# Fender EXCELSIOR



## jrguitars (Feb 20, 2010)

For anybody who is interested. Just received mine Wednesday. For $299 it's pretty damn cool. Anyway, uploaded a few demo's after it was out of the box. Figured I'd share.

With Strat (Tex Mex pickups)
[video=youtube;QfkJKojfL3E]http://www.youtube.com/watch?v=QfkJKojfL3E[/video]


----------



## jrguitars (Feb 20, 2010)

With Nashville Tele
[video=youtube;b9QRKe6Fc0c]http://www.youtube.com/watch?v=b9QRKe6Fc0c[/video]


----------



## jrguitars (Feb 20, 2010)

With Humbuckers (Gibson ES-339)
[video=youtube;D05YdgnyLVI]http://www.youtube.com/watch?v=D05YdgnyLVI[/video]


----------



## Hotrod (Jul 18, 2008)

Thanks for the demos...My local store has had some but they didnt last long...next week I will get to see one in person as I have one reserved...not sure what to make of this critter...I already have a roland xl80, line 6 spyder 3, Fender Hotrod deluxe...not sure what I am looking for...I have to assume you are happy with yours.


----------



## jrguitars (Feb 20, 2010)

Yes I am. I sold an older ungrounded tube amp to buy this one and it suits my needs in the respect that an older ungrounded amp just wouldn't be able to pull off for me. Bang for the buck is good. Plus it's vibe is nice. Quite happy with it.


----------



## al3d (Oct 3, 2007)

that's pretty cool for 300$....great score


----------



## washburned (Oct 13, 2006)

I'm looking for a small amp to run ABY'd with my Valvetrain Trenton: was considering the Traynor YGL-1, but yesterday I saw/heard one of these and now I have two to choose from.


----------



## brimc76 (Feb 14, 2008)

I just saw these advertised on the Fender newsletter. Thanks for the demos, it's nice being able to hear the differences between guitars and pickups. 
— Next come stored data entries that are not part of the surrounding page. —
def render_static(model, rays_o, rays_d, rays_h_appear=None, *, near=None, far=None, march_cap, kept_cap, coherent=False, with_rgb=True, with_normal=True,
                  perturb=False, training=None, depth_use_normalized_vw=True, cnt=None):
    P, lib = L.ptr, L.lib()
    if perturb:
        raise RuntimeError("render_static: perturb=True is not built (random streams of capacity-sized draws differ from the reference's); "
                           "use the host-sized path (SingleVolumeRenderer.render)")
    training = model.training if training is None else training
    R, dev = rays_o.shape[0], rays_o.device
    qp = dict(model.ray_query_cfg.get("query_param", {}) or {})
    nc1 = int(qp["num_coarse"]) + 1
    factors = list(qp.get("upsample_inv_s_factors", (1, 4, 16)))
    n_stage = len(factors)
    num_fine = qp.get("num_fine", 8)
    num_fine = [num_fine] * n_stage if isinstance(num_fine, int) else list(num_fine)
    num_fine = [n // 2 * 2 + 1 for n in num_fine]
    nf_tot = int(sum(num_fine))
    upsample_inv_s = qp.get("upsample_inv_s", 64.) / model.upsample_s_divisor
    use_est = bool(qp.get("upsample_use_estimate_alpha", False))
    nablas_has_grad = bool(qp.get("nablas_has_grad", False))
    mc = dict(qp.get("march_cfg", {}))
    fac = mc.pop("step_size_factor", 1.0)
    step_size, dt_gamma = mc.get("step_size", 1e-3) * fac, mc.get("dt_gamma", 0.0) * fac
    max_steps, max_step_size = int(mc.get("max_steps", 512)), mc.get("max_step_size", 1e10)
    march_cap, kept_cap = int(march_cap), int(kept_cap)
    S_cap = R * (nc1 + nf_tot)
    if cnt is None:
        cnt = torch.zeros(32, dtype=torch.int64, device=dev)
    else:
        cnt.zero_()
    st = _State()
    st.cnt = cnt
    wsb = (NF._scan_ws_bytes() + 255) // 256 * 256
    st.ws = torch.zeros(4, wsb, dtype=torch.uint8, device=dev)
    with torch.no_grad():
        t16, st.dec, st.net, masters = _fp16_images(model)
        st.held, st.grid16 = t16, t16[0]
        st.meta = model.implicit_surface.encoding.meta
        st.ml = model.implicit_surface._ml(model.max_level)
        st.collect = model.accel.occ.collect_struct() if training else None
        sp = model.space
        if getattr(sp, "_host_cr", None) is None or sp._host_cr[0] != (sp.aabb.data_ptr(), sp.aabb._version):
            c, r = sp.center.tolist(), sp.radius3d.tolist()
            sp._host_cr = ((sp.aabb.data_ptr(), sp.aabb._version), (ctypes.c_float * 3)(*c), (ctypes.c_float * 3)(*r))
        o_n, d_n = torch.empty(R, 3, device=dev), torch.empty(R, 3, device=dev)
        nr, fr = torch.empty(R, device=dev), torch.empty(R, device=dev)
        flag = torch.empty(R, dtype=torch.int32, device=dev)
        L.check(lib.nsb_ray_test_aabb(P(rays_o.contiguous(), "f32"), P(rays_d.contiguous(), "f32"), L.c_i64(R), sp._host_cr[1], sp._host_cr[2],
                                      ctypes.c_int(0 if near is None else 1), L.c_f32(0. if near is None else near),
                                      ctypes.c_int(0 if far is None else 1), L.c_f32(0. if far is None else far), P(o_n), P(d_n), P(nr), P(fr), P(flag),
                                      _slot(cnt, CNT_SLOTS["pairs"]), _slot(cnt, CNT_SLOTS["row_len"]), L.stream_ptr()), "ray_test_aabb")
        rays_inds = torch.empty(R, dtype=torch.int64, device=dev)
        _scan(flag, cnt, CNT_SLOTS["n_rays"], index=rays_inds, ws=st.ws[0])
        order_b = _block_order(rays_inds, None, R, cnt, CNT_SLOTS["n_rays"]) if coherent else None
        ha = rays_h_appear.detach().contiguous().float() if (rays_h_appear is not None and model.use_h_appear) else None
        if ha is None and model.use_h_appear:
            ha = torch.zeros(R, model.radiance_net.blocks.layers[0].in_features - 54, device=dev)
        n_ha = ha.shape[1] if ha is not None else 0
        rbuf = torch.zeros(R * (8 + n_ha), device=dev)
        o_c, d_c = rbuf[:3 * R].view(R, 3), rbuf[3 * R:6 * R].view(R, 3)
        n_c, f_c = rbuf[6 * R:7 * R], rbuf[7 * R:8 * R]
        ha_c = rbuf[8 * R:].view(R, n_ha) if ha is not None else None
        _call(lib.nsb_gather_rays, "gather_rays", cnt, CNT_SLOTS["n_rays"], None, P(rays_inds, "i64"), L.c_i64(R), P(o_n), P(d_n), P(nr), P(fr), P(o_c), P(d_c),
              P(n_c), P(f_c), P(ha, allow_none=True), P(ha_c, allow_none=True), L.c_i32(0 if ha is None else ha.shape[1]), L.stream_ptr())
        st.rays_o, st.rays_d = o_c, d_c
        view_dirs = (d_c / d_c.norm(dim=-1).clamp_min(1.0e-10).unsqueeze(-1)).contiguous()
        coarse = batch_sample_step_linear(n_c, f_c, nc1, prefix_shape=[R], perturb=perturb).contiguous()
        occ_grid = model.accel.occ.occ_grid
        res = occ_grid.shape[-3:]
        g8 = occ_grid.contiguous().view(torch.uint8)
        bits = torch.empty((occ_grid.numel() + 31) // 32, dtype=torch.int32, device=dev)
        L.check(lib.nsb_pack_occ_bits(P(g8, "u8"), L.c_i64(occ_grid.numel()), P(bits), L.stream_ptr()), "pack_occ_bits")
        roi = torch.tensor([-1, -1, -1, 1, 1, 1], dtype=torch.float32, device=dev) if getattr(model, "_static_roi", None) is None else model._static_roi
        model._static_roi = roi
        margs = (L.c_i64(R), P(o_c, "f32"), P(d_c, "f32"), P(n_c, "f32"), P(f_c, "f32"), P(roi, "f32"), None, L.c_i32(res[0]), L.c_i32(res[1]), L.c_i32(res[2]),
                 P(g8, "u8"), L.c_f32(step_size), L.c_f32(max_step_size), L.c_f32(dt_gamma), ctypes.c_uint32(max_steps))
        num_steps = torch.empty(R, dtype=torch.int32, device=dev)
        rec_t = torch.empty(R * max_steps, dtype=torch.float32, device=dev) if march_onepass(R, max_steps) else None
        with L.KERNEL_TIMER.time("march", R):
            if rec_t is not None:
                _call(lib.nsb_ray_marching_record, "ray_marching_record", cnt, CNT_SLOTS["n_rays"], None, L.c_i64(R), P(o_c, "f32"), P(d_c, "f32"), P(n_c, "f32"),
                      P(f_c, "f32"), P(roi, "f32"), L.c_i32(res[0]), L.c_i32(res[1]), L.c_i32(res[2]), P(g8, "u8"), L.c_f32(step_size), L.c_f32(max_step_size),
                      L.c_f32(dt_gamma), ctypes.c_uint32(max_steps), P(num_steps), P(rec_t), P(bits), L.stream_ptr())
            else:
                _call(lib.nsb_ray_marching_listed, "ray_marching", cnt, CNT_SLOTS["n_rays"], None, *margs, None, P(num_steps), None, None, None, None, None, None,
                      L.c_i64(0), P(bits), L.stream_ptr())
        info2 = torch.empty(R, 2, dtype=torch.int32, device=dev)
        ridx_hit = torch.empty(R, dtype=torch.int64, device=dev)
        pack_infos = torch.empty(R, 2, dtype=torch.int64, device=dev)
        _scan(num_steps, cnt, CNT_SLOTS["marched_raw"], info2=info2, index=ridx_hit, pack=pack_infos, ws=st.ws[1])
        _query_counts(cnt, 0, nc1, num_fine, march_cap, kept_cap)
        depth = torch.empty(march_cap, dtype=torch.float32, device=dev)
        ridx32 = torch.empty(march_cap, dtype=torch.int32, device=dev)
        with L.KERNEL_TIMER.time("march", R):
            if rec_t is not None:
                _call(lib.nsb_march_compact, "march_compact", cnt, CNT_SLOTS["hit"], None, P(rec_t, "f32"), ctypes.c_uint32(max_steps), P(info2, "i32"),
                      P(ridx_hit, "i64"), L.c_i64(R), P(depth), P(ridx32), L.stream_ptr())
            else:
                _call(lib.nsb_ray_marching_listed, "ray_marching", cnt, CNT_SLOTS["hit"], None, *margs, P(info2), None, P(depth), None, P(ridx32), None, None,
                      P(ridx_hit, "i64"), L.c_i64(R), P(bits), L.stream_ptr())
        ridx = ridx32.long()
        from . import neus as GN
        fine_stages = None
        if GN.use_persistent_upsample(R):
            fine_all, _ovf = NF.upsample_rays(st.meta, st.grid16, st.dec, ridx_hit, pack_infos, depth, o_c, d_c, [upsample_inv_s * f for f in factors], num_fine,
                                              max_level=st.ml, max_steps=max_steps, use_estimate_alpha=use_est, collect=st.collect, count=(cnt, CNT_SLOTS["hit"]))
            factors_loop = []
        else:
            factors_loop = factors
        sdf = torch.empty(march_cap if factors_loop else 1, dtype=torch.float32, device=dev)
        if factors_loop:
            fine_stages = []
            order_f = _block_order(rays_inds, ridx_hit, R, cnt, CNT_SLOTS["hit"]) if coherent and n_stage > 1 else None
            _sdf_launch(st.meta, st.grid16, st.dec, o_c, d_c, depth, sdf, ridx=ridx, ml=st.ml, collect=st.collect, cnt=cnt, slot=CNT_SLOTS["marched"])
        for i, factor in enumerate(factors_loop):
            cdf = torch.empty(march_cap, dtype=torch.float32, device=dev)
            _call(lib.nsb_neus_upsample_cdf, "neus_upsample_cdf", cnt, CNT_SLOTS["hit"], None, P(sdf, "f32"), P(depth, "f32"), P(pack_infos, "i64"), L.c_i64(R),
                  L.c_f32(upsample_inv_s * factor), ctypes.c_int(1 if use_est else 0), L.c_f32(1e-4), L.c_f32(0.0), P(cdf), L.stream_ptr())
            nf = num_fine[i]
            fine = torch.empty(R, nf, dtype=torch.float32, device=dev)
            u = NF._U_CACHE.get((nf, dev))
            if u is None:
                u = NF._U_CACHE[(nf, dev)] = torch.linspace(0., 1., nf + 2, device=dev, dtype=torch.float32)[1:-1].contiguous()
            _call(lib.nsb_packed_invert_cdf_shared_u, "packed_invert_cdf_shared_u", cnt, CNT_SLOTS["hit"], None, P(depth, "f32"), P(cdf, "f32"), P(u, "f32"),
                  P(pack_infos, "i64"), L.c_i64(R), L.c_i32(nf), P(fine), L.stream_ptr())
            fine_stages.append(fine)
            if i < n_stage - 1:
                sdf_fine = torch.empty(R * nf, dtype=torch.float32, device=dev)
                if coherent:
                    _sdf_launch(st.meta, st.grid16, st.dec, o_c, d_c, fine.view(-1), sdf_fine, packs=(get_pack_infos_from_batch(R, nf, device=dev), ridx_hit, order_f),
                                ml=st.ml, collect=st.collect, cnt=cnt, slot=CNT_SLOTS["hit"])
                else:
                    _sdf_launch(st.meta, st.grid16, st.dec, o_c, d_c, fine.view(-1), sdf_fine, ridx=ridx_hit.unsqueeze(-1).expand(R, nf).reshape(-1).contiguous(),
                                ml=st.ml, collect=st.collect, cnt=cnt, slot=CNT_SLOTS["fine0"] + i)
                dep_m = torch.empty(march_cap, dtype=torch.float32, device=dev)
                sdf_m = torch.empty(march_cap, dtype=torch.float32, device=dev)
                pim = torch.empty_like(pack_infos)
                _call(lib.nsb_merge_sorted_vals, "merge_sorted_vals", cnt, CNT_SLOTS["hit"], None, P(depth, "f32"), P(sdf, "f32"), P(pack_infos, "i64"),
                      P(fine, "f32"), P(sdf_fine, "f32"), L.c_i64(R), L.c_i32(nf), P(dep_m), P(sdf_m), P(pim), L.stream_ptr())
                depth, sdf, pack_infos = dep_m, sdf_m, pim
        if fine_stages is not None:
            fine_all = (torch.cat(fine_stages, dim=-1) if n_stage > 1 else fine_stages[0]).contiguous()
        d1 = torch.empty(S_cap, dtype=torch.float32, device=dev)
        mid = torch.empty(S_cap, dtype=torch.float32, device=dev)
        ridx_all = torch.empty(S_cap, dtype=torch.int64, device=dev)
        pinfo = torch.empty(R, 2, dtype=torch.int64, device=dev)
        rl = (ctypes.c_int32 * n_stage)(*num_fine)
        _call(lib.nsb_assemble_boundary, "assemble_boundary", cnt, CNT_SLOTS["n_rays"], CNT_SLOTS["hit"], P(coarse, "f32"), L.c_i64(R), L.c_i32(nc1),
              P(ridx_hit, "i64"), L.c_i64(R), P(fine_all, "f32"), L.c_i32(nf_tot), rl, L.c_i32(n_stage), P(d1), P(mid), P(ridx_all), P(pinfo), L.stream_ptr())
    s, b = model.implicit_surface, model.radiance_net.blocks.layers
    dl = s.decoder.layers
    sdf_b = _StaticSDF.apply(st, ridx_all, d1, (pinfo, None, order_b) if coherent else None, CNT_SLOTS["n_rays"] if coherent else CNT_SLOTS["boundary"],
                             s.encoding.flattened_params, dl[0].weight, dl[0].bias, dl[1].weight, dl[1].bias)
    inv_s = model.forward_inv_s()
    if not isinstance(inv_s, torch.Tensor):
        inv_s = torch.tensor(float(inv_s), device=dev)
    alpha, sel, steps = _StaticAlpha.apply(sdf_b, inv_s, pinfo, cnt, 1e-4, 0.0)
    with torch.no_grad():
        first = torch.empty(R, dtype=torch.int32, device=dev)
        nidx = torch.empty(R, dtype=torch.int64, device=dev)
        pinfo_kept = torch.empty(R, 2, dtype=torch.int64, device=dev)
        rays_inds_hit = torch.empty(R, dtype=torch.int64, device=dev)
        _scan(steps, cnt, CNT_SLOTS["kept_raw"], first=first, index=nidx, pack=pinfo_kept, src=rays_inds, nz_src=rays_inds_hit, ws=st.ws[2])
        _query_counts(cnt, 1, nc1, num_fine, march_cap, kept_cap)
        pidx, ridx_k = torch.empty(kept_cap, dtype=torch.int64, device=dev), torch.empty(kept_cap, dtype=torch.int64, device=dev)
        t_k, alpha_c = torch.empty(kept_cap, dtype=torch.float32, device=dev), torch.empty(kept_cap, dtype=torch.float32, device=dev)
        _call(lib.nsb_compact_samples, "compact_samples", cnt, CNT_SLOTS["rays_if_kept_fits"], None, P(sel.view(torch.uint8), "u8"), P(pinfo, "i64"), P(first, "i32"),
              P(steps, "i32"), L.c_i64(R), P(ridx_all, "i64"), P(mid, "f32"), P(alpha.detach(), "f32"), P(pidx), P(ridx_k), P(t_k), P(alpha_c), L.stream_ptr())
    alpha_k = _StaticGather.apply(alpha, pidx, alpha_c, cnt) if alpha.requires_grad else alpha_c
    params = (s.encoding.flattened_params, dl[0].weight, dl[0].bias, dl[1].weight, dl[1].bias, b[0].weight, b[0].bias, b[1].weight, b[1].bias,
              b[2].weight, b[2].bias)
    keep_acts = torch.is_grad_enabled() and any(p.requires_grad for p in params)
    _sdf_k, nab, rgb, x = _StaticColor.apply(st, ridx_k, t_k, view_dirs, ha_c, keep_acts, *params)
    if not nablas_has_grad:
        nab = nab.detach()
    nab_i = nab if with_normal else None
    if nab_i is not None and not training:
        nab_i = F.normalize(nab_i.clamp(-1, 1), dim=-1)
    vw, m, d, c, nn_ = _StaticComposite.apply(alpha_k, t_k, rgb if with_rgb else None, nab_i, pinfo_kept, rays_inds_hit, R, cnt,
                                              bool(depth_use_normalized_vw), 1e-4, 0.0)
    rendered = dict(mask_volume=m, depth_volume=d)
    if with_rgb:
        rendered["rgb_volume"] = c
    if with_normal:
        rendered["normals_volume"] = nn_
    buffers = dict(opacity_alpha=alpha_k, t=t_k, rgb=rgb, nablas=nab, net_x=x, vw=vw, pack_infos_hit=pinfo_kept, rays_inds_hit=rays_inds_hit, ridx=ridx_k,
                   pack_infos_boundary=pinfo, march_pack_infos=pack_infos)
    return rendered, cnt, buffers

+1 on a great score for $300.


----------



## greco (Jul 15, 2007)

Here are some specs:

Alluringly refined yet harboring tones from polite to raw to raucous, the Pawn Shop Special Excelsior model is undoubtedly one of the most distinctive tube combo amps in Fender history. Its brown textured vinyl covering, smartly stylish “E” grille design and bold crossed-swords front-panel badge convey a decidedly stately vibe with a marked air of cold-war cool.
To say nothing of its admirable tone and power. The *13-watt Excelsior* elegantly encloses a single *15” Special Design speaker,* with a bottom-loaded primary chassis and top-loaded control chassis for operating convenience and low noise *(powered by two 6V6 output tubes and two 12AX7 preamp tubes).* Distinctive features include “GTR,” “microphone” and “accordion” inputs that each have individually optimized circuitry; tremolo circuit with speed control, bright/dark tone switch (for treble or bass emphasis), volume control and *1/4” internal speaker disconnect that lets the amp drive an external speaker enclosure.* For playing at home, smaller gigs and studio sessions, the Excelsior is a class act that brings a fresh and unconventional new vibe to your playing.

Cheers

Dave


----------



## sulphur (Jun 2, 2011)

That's a cool little amp for a good price.

Thanks for the demos!


----------



## keto (May 23, 2006)

2 @ 6v6 for $300? With built in trem? Whoa. I thought I was past gear gas at this point....


----------



## Swervin55 (Oct 30, 2009)

As mentioned, thanks for the excellent demos. Tasty. And a 15" speaker. I don't have one of those.


----------



## hummingway (Aug 4, 2011)

Seems like a real bargain and it looks cool!


----------



## hardasmum (Apr 23, 2008)

Nice amp. Have been curious about it since the NAMM demo.


I am on the hunt for a coily cable. Is yours a Bullet? Looks as if the coils are getting tangled on the floor.


----------



## Milkman (Feb 2, 2006)

Very cool amp. Great price.

Thanks for the demos


----------



## jrguitars (Feb 20, 2010)

No problem folks! @Hardasmum No, it's a Fender cable. Had it for a couple years now. Love the coil cables.


----------



## Cary (May 11, 2011)

reviving this one from the dead to throw in my 2 cents.

You will not do better for $300. This thing is so versatile. I use it as a practice amp, I've gigged bar shows (mic'ed up) with it, and now i've started plugging in a mic and my hollowbody and doing a little solo thing, actually carries vocals and guitar decently at the same time.
I can plunk down anywhere with an outlet and do a show. The onboard trem is nice, I'd like a little more control over it, but you can't really complain at the pricepoint.


----------